Cliche 2: Life is inherently unsatisfying if you don't take control of it.
Expansion: It doesn't matter how much you earn, what career you choose or what specific choices you've made in your personal narrative. You're still going to be poorer than many many people, dislike your job in some way and have occasional (or more frequent) arguments with those you love.

My Big Realisation is really simple: the reason we're so unhappy is because everything we're lead to want by advertisers doesn't answer our true needs as humans. And yes, I've got a handy list of those needs:
- To discover/learn
- To create (especially something to be remembered by after our death)
- To be surprised by
- To be part of a community

Do you want to know the 21st Century's solutions to those problems?
Discover/learn: watch a documentary on the Discovery channel
Create: build a puzzle
Surprise: that twist at the end of the movie
Community: Social networking like Facebook

Can you see why that's so inherently unsatisfying? I think about life Back in Ye Good Olde Days, and I think of the discovery potential of sailing out to unexplored lands. How about the ability to create which America's founding fathers enjoyed, or the builders of Rome enjoyed? Imagine the surprise involved in landing on the moon, or figuring out for the first time that the world was round. And community? What is being 'friends' with a bunch of strangers on our cellphone's Facebook application compared to fighting for our countries in one of the World Wars?

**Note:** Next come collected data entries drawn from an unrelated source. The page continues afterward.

#pragma unroll
  for (int mt = 0; mt < 4; ++mt)
#pragma unroll
    for (int nt = 0; nt < kNT; ++nt)
#pragma unroll
      for (int e = 0; e < 16; ++e) acc[mt][nt][e] = 0.0f;

  constexpr int kFly = 2 * (2 + kNT);
  const int kchunks = c.Cin >> 6, ktiles = 9 * kchunks;
  half8 xf[2][4], wa[4], wb[kNT == 2 ? 4 : 1];
  KPos k = first_kpos(kchunks);

  auto ktile = [&](auto mode, int t) {
    constexpr int kMode = decltype(mode)::v;
    const int cur = t & 1, nxt = cur ^ 1;
    const char* b = lds + cur * kBufBytes;
#pragma unroll
    for (int kk = 0; kk < 4; ++kk) {
      wa[kk] = ldw(b, 0, kk);
      xf[0][kk] = ldx(b, 0, kk);
      xf[1][kk] = ldx(b, 1, kk);
      if constexpr (kNT == 2) wb[kk] = ldw(b, 1, kk);
    }
    if constexpr (kMode <= 1) stage_x(c, rw, 1, k.tap1, k.kc1, nxt);
    wait_staged<kMode == 2 ? 0 : kFly, true>();
    raw_barrier();
    __builtin_amdgcn_s_setprio(1);
#pragma unroll
    for (int kk = 0; kk < 4; ++kk) {
      acc[0][0] = __builtin_amdgcn_mfma_f32_32x32x16_f16(wa[kk], xf[0][kk], acc[0][0], 0, 0, 0);
      acc[1][0] = __builtin_amdgcn_mfma_f32_32x32x16_f16(wa[kk], xf[1][kk], acc[1][0], 0, 0, 0);
      if constexpr (kNT == 2) {
        acc[0][1] = __builtin_amdgcn_mfma_f32_32x32x16_f16(wb[kk], xf[0][kk], acc[0][1], 0, 0, 0);
        acc[1][1] = __builtin_amdgcn_mfma_f32_32x32x16_f16(wb[kk], xf[1][kk], acc[1][1], 0, 0, 0);
      }
    }
    __builtin_amdgcn_s_setprio(0);
    __builtin_amdgcn_sched_barrier(0);
    raw_barrier();
#pragma unroll
    for (int kk = 0; kk < 4; ++kk) {
      xf[0][kk] = ldx(b, 2, kk);
      xf[1][kk] = ldx(b, 3, kk);
    }
    if constexpr (kMode == 0) {
      stage_x(c, rw, 0, k.tap2, k.kc2, cur); stage_w<kNT>(c, rw, 0, k.tap2, k.kc2, cur);
      if constexpr (kNT == 2) stage_w<kNT>(c, rw, 1, k.tap2, k.kc2, cur);
    }
    wait_staged<kMode == 0 ? kFly : kMode == 1 ? 2 : 0, true>();
    raw_barrier();
    __builtin_amdgcn_s_setprio(1);
#pragma unroll
    for (int kk = 0; kk < 4; ++kk) {
      acc[2][0] = __builtin_amdgcn_mfma_f32_32x32x16_f16(wa[kk], xf[0][kk], acc[2][0], 0, 0, 0);
      acc[3][0] = __builtin_amdgcn_mfma_f32_32x32x16_f16(wa[kk], xf[1][kk], acc[3][0], 0, 0, 0);
      if constexpr (kNT == 2) {
        acc[2][1] = __builtin_amdgcn_mfma_f32_32x32x16_f16(wb[kk], xf[0][kk], acc[2][1], 0, 0, 0);
        acc[3][1] = __builtin_amdgcn_mfma_f32_32x32x16_f16(wb[kk], xf[1][kk], acc[3][1], 0, 0, 0);
      }
    }
    __builtin_amdgcn_s_setprio(0);
    __builtin_amdgcn_sched_barrier(0);
    raw_barrier();
  };
  const int late = __builtin_amdgcn_readfirstlane(threadIdx.x >> 8);
  if (late) raw_barrier();
  for (int t = 0; t < ktiles - 2; ++t) {
    ktile(Mode<0>{}, t);
    k.tap1 = k.tap2; k.kc1 = k.kc2;
    if (++k.kc2 == kchunks) { k.kc2 = 0; ++k.tap2; }
  }
  ktile(Mode<1>{}, ktiles - 2);
  ktile(Mode<2>{}, ktiles - 1);
  if (!late) raw_barrier();
}

template <bool kHasRes, int kNT>
struct Skip { half8 bv; half8 rv[kHasRes ? 8 * kNT : 1]; };

template <int kNT>
struct EpiLane {
  static constexpr int kC = 4 * kNT;
  static constexpr int kPos = 64 / kC;
  static constexpr int kR = 32 / kPos;
  int pr, q, chan;
  int row0;
  __device__ __forceinline__ EpiLane(const Ctx& c, int tile, int kbase)
      : pr(c.lane / kC), q(c.lane % kC), chan(kbase + (c.wv & 3) * 32 * kNT + (c.lane % kC) * 8),
        row0(tile * kTileM + (c.wv >> 2) * 128) {}
  static __device__ __forceinline__ int swz(int p) { return kNT == 2 ? (p >> 1) & 7 : (p >> 2) & 3; }
};

template <bool kHasRes, int kNT>
__device__ __forceinline__ void load_bias(const Ctx& c, Skip<kHasRes, kNT>& s, const _Float16* __restrict__ bias, int tile, int kbase) {
  const EpiLane<kNT> e(c, tile, kbase);
  s.bv = *(const half8*)(bias + e.chan);
}
template <bool kHasRes, int kNT>
__device__ __forceinline__ void load_skip(const Ctx& c, Skip<kHasRes, kNT>& s, const _Float16* __restrict__ res, int tile, int kbase) {
  using E = EpiLane<kNT>;
  const E e(c, tile, kbase);
  if constexpr (kHasRes) {
#pragma unroll
    for (int it = 0; it < 4 * E::kR; ++it) {
      const int p = e.row0 + (it / E::kR) * 32 + (it % E::kR) * E::kPos + e.pr;
      s.rv[it] = *(const half8*)(res + (size_t)(p < c.M ? p : c.M - 1) * c.K + e.chan);
    }
  }
}

template <bool kHasRes, int kNT, bool kAll>
__device__ __forceinline__ void epilogue(const Ctx& c, const half4 (&hacc)[4][kNT][4], const Skip<kHasRes, kNT>& s,
                                         _Float16* __restrict__ y, int tile, int kbase) {
  using E = EpiLane<kNT>;
  const E e(c, tile, kbase);
  char* const cl = c.lds + 2 * kBufBytes + c.wv * kWaveCBytes;
  const int fr = c.lane & 31, fh = c.lane >> 5;
  constexpr int kRowB = 16 * E::kC;
#pragma unroll
  for (int mt = 0; mt < 4; ++mt) {
#pragma unroll
    for (int nt = 0; nt < kNT; ++nt)
#pragma unroll
      for (int g = 0; g < 4; ++g) *(half4*)(cl + fr * kRowB + (((nt * 4 + g) ^ E::swz(fr)) << 4) + fh * 8) = hacc[mt][nt][g];
    asm volatile("s_waitcnt lgkmcnt(0)" ::: "memory");
#pragma unroll
    for (int j = 0; j < E::kR; ++j) {
      const int pos = j * E::kPos + e.pr;
      const int p = e.row0 + mt * 32 + pos;
      const half8 cv = *(const half8*)(cl + pos * kRowB + ((e.q ^ E::swz(pos)) << 4));
      half8 ov;
#pragma unroll
      for (int i = 0; i < 8; ++i) {
        float v = (float)cv[i];
        v += (float)s.bv[i];
        if constexpr (kHasRes) v += (float)s.rv[mt * E::kR + j][i];
        if (c.relu) v = fmaxf(v, 0.0f);
        ov[i] = (_Float16)v;
      }
      if (kAll || p < c.M) *(half8*)(y + (size_t)p * c.K + e.chan) = ov;
    }
    __builtin_amdgcn_wave_barrier();
  }
}

template <bool kHasRes, int kNT, int kNext>
__device__ __forceinline__ void finish_item(Ctx& c, int lane, Rows& rw, const floatx16 (&acc)[4][kNT], const _Float16* __restrict__ bias,
                                            const _Float16* __restrict__ res, _Float16* __restrict__ y, int tile, int kbase,
                                            int ntile, int nkbase) {
  Skip<kHasRes, kNT> s;
  load_bias<kHasRes, kNT>(c, s, bias, tile, kbase);
  __builtin_amdgcn_sched_barrier(0);
  half4 hacc[4][kNT][4];
#pragma unroll
  for (int mt = 0; mt < 4; ++mt)
#pragma unroll
    for (int nt = 0; nt < kNT; ++nt)
#pragma unroll
      for (int g = 0; g < 4; ++g) {
#pragma unroll
        for (int i = 0; i < 4; ++i) hacc[mt][nt][g][i] = (_Float16)acc[mt][nt][g * 4 + i];
        asm volatile("" : "+v"(hacc[mt][nt][g]));
      }
  c.lane = fresh(lane);
  __builtin_amdgcn_sched_barrier(0);
  load_skip<kHasRes, kNT>(c, s, res, tile, kbase);
  __builtin_amdgcn_sched_barrier(0);
  if constexpr (kNext != 0) {
    decode_rows<kNext>(c, rw, ntile, nkbase);
    __builtin_amdgcn_sched_barrier(0);
  }
  asm volatile("" ::"v"(s.bv));
  if constexpr (kHasRes) {
#pragma unroll
    for (int it = 0; it < 8 * kNT; ++it) asm volatile("" ::"v"(s.rv[it]));
  }
  if constexpr (kNext != 0) {
    issue_prologue<kNext>(c, rw, c.Cin >> 6);
    __builtin_amdgcn_sched_barrier(0);
  }
  const bool all = __builtin_amdgcn_readfirstlane((tile + 1) * kTileM <= c.M);
  if (all) epilogue<kHasRes, kNT, true>(c, hacc, s, y, tile, kbase);
  else epilogue<kHasRes, kNT, false>(c, hacc, s, y, tile, kbase);
  if constexpr (kNext != 0) {
    constexpr int kFly = 2 * (2 + kNext);
    if (all) wait_staged<kFly + 8 * kNT, false>();
    else wait_staged<kFly, false>();
    raw_barrier();
  }
}

template <bool kHasRes>
__global__ __launch_bounds__(kThreads, 2) void k_conv3x3_f16(const char* __restrict__ x, const char* __restrict__ w,
                                                             const _Float16* __restrict__ bias, const _Float16* __restrict__ res,
                                                             _Float16* __restrict__ y, int M, int H, int W, int Cin, int K, int relu,
                                                             int tiles, int nfull, int ids) {
  __shared__ __attribute__((aligned(128))) char lds[kLdsBytes];
  const int tid = threadIdx.x;
  Ctx c;
  c.lds = lds; c.x = x; c.w = w; c.M = M; c.H = H; c.W = W; c.Cin = Cin; c.K = K; c.relu = relu;
  c.lane = tid & 63;
  c.wv = __builtin_amdgcn_readfirstlane(tid >> 6);
  c.zsrc = g_zero_line + (c.lane & 7) * 16;
  const int G = (int)gridDim.x;
  int id = (int)blockIdx.x;
  WorkItem wi = work_item(id, tiles, nfull);
  Rows rw;
  decode_rows<2>(c, rw, wi.tile, wi.col * kTileN);
  issue_prologue<2>(c, rw, Cin >> 6);
  wait_staged<8, false>();
  raw_barrier();
  const int lane = c.lane;
  int hk = 0;
  for (;;) {
    floatx16 acc[4][2];
    c.lane = fresh(lane);
    main_loop<2>(c, rw, acc);
    const int nid = id + G;
    if (nid >= ids) {
      finish_item<kHasRes, 2, 0>(c, lane, rw, acc, bias, res, y, wi.tile, wi.col * kTileN, 0, 0);
      return;
    }
    const WorkItem nwi = work_item(nid, tiles, nfull);
    if (__builtin_amdgcn_readfirstlane(nwi.half) >= 0) {
      const int nkbase = nwi.col * kTileN + nwi.half * (kTileN / 2);
      finish_item<kHasRes, 2, 1>(c, lane, rw, acc, bias, res, y, wi.tile, wi.col * kTileN, nwi.tile, nkbase);
      wi = nwi; hk = nkbase;
      break;
    }
    finish_item<kHasRes, 2, 2>(c, lane, rw, acc, bias, res, y, wi.tile, wi.col * kTileN, nwi.tile, nwi.col * kTileN);
    id = nid;
    wi = nwi;
  }
  floatx16 acch[4][1];
  c.lane = fresh(lane);
  main_loop<1>(c, rw, acch);
  finish_item<kHasRes, 1, 0>(c, lane, rw, acch, bias, res, y, wi.tile, hk, 0, 0);
}

int round_width_of_device() {
  static std::atomic<int> cus[64];
  int dev = 0;
  if (hipGetDevice(&dev) != hipSuccess || dev < 0 || dev >= 64) { (void)hipGetLastError(); return 0; }
  int n = cus[dev].load(std::memory_order_relaxed);
  if (n == 0) {
    if (hipDeviceGetAttribute(&n, hipDeviceAttributeMultiprocessorCount, dev) != hipSuccess || n <= 0) { (void)hipGetLastError(); return 0; }
    cus[dev].store(n, std::memory_order_relaxed);
  }
  return n;
}

}

extern "C" __attribute__((visibility("hidden"))) int elfnet_conv3x3_native_f16(const void* x, const void* w, const void* bias,
                                                                               const void* res, void* y, int64_t rows, int h, int wd,
                                                                               int c, int k, int relu, int round_width,
                                                                               hipStream_t stream) {
  if ((c & 63) != 0 || (k & 255) != 0 || round_width < 0) return ELFGO_E_BADARG;
  const int64_t m = rows * h * wd;
  const int tiles = (int)((m + kTileM - 1) / kTileM), cols = k / kTileN;
  const int64_t total = (int64_t)tiles * cols;
  const int width = round_width > 0 ? round_width : round_width_of_device();
  const int nfull = width > 0 ? full_items(total, width) : (int)total;
  const int64_t ids = 2 * total - nfull;
  const dim3 grid((unsigned)(width > 0 && width < ids ? width : ids));
  if (res)
    hipLaunchKernelGGL(k_conv3x3_f16<true>, grid, dim3(kThreads), 0, stream, (const char*)x, (const char*)w, (const _Float16*)bias,
                       (const _Float16*)res, (_Float16*)y, (int)m, h, wd, c, k, relu, tiles, nfull, (int)ids);
  else
    hipLaunchKernelGGL(k_conv3x3_f16<false>, grid, dim3(kThreads), 0, stream, (const char*)x, (const char*)w, (const _Float16*)bias,
                       (const _Float16*)nullptr, (_Float16*)y, (int)m, h, wd, c, k, relu, tiles, nfull, (int)ids);
  hipError_t e = hipGetLastError();
  return e == hipSuccess ? 0 : (int)e;
}

extern "C" int64_t elfnet_conv3x3_f16_plan(int64_t tiles, int columns, int round_width, int64_t id, int* tile, int* column, int* half) {
  if (tiles <= 0 || columns <= 0 || round_width <= 0 || tiles * columns >= ((int64_t)1 << 30)) return ELFGO_E_BADARG;
  const int64_t total = tiles * columns;
  const int nfull = full_items(total, round_width);
  const int64_t groups = 2 * total - nfull;
  if (tile || column || half) {
    if (id < 0 || id >= groups) return ELFGO_E_BADARG;
    const WorkItem wi = work_item((int)id, (int)tiles, nfull);
    if (tile) *tile = wi.tile;
    if (column) *column = wi.col;
    if (half) *half = wi.half;
  }
  return groups;
}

The big problem here is that the answers to human needs have been commercialised, and extremely poorly. How many times have I wondered why I'm living in a big city and yet have no entertainment options which I find appealing? 

I'm sorry, but going to a restaurant/bar/club/casino/cinema/shopping mall/bowling alley/drama is not the answer to all human problems.

The ultimate sadness is this: in the few hours we have to ourselves between work and sleeping, we're prompted to just dive into those commercialised solutions to our problems. But they're not satisfying, are they? They're just temporary distractions.

I've chosen as my goal in life to launch some business which addresses these key human needs in a more concrete and holistic fashion. It's not going to be easy, but then again ... nothing is. What do you think?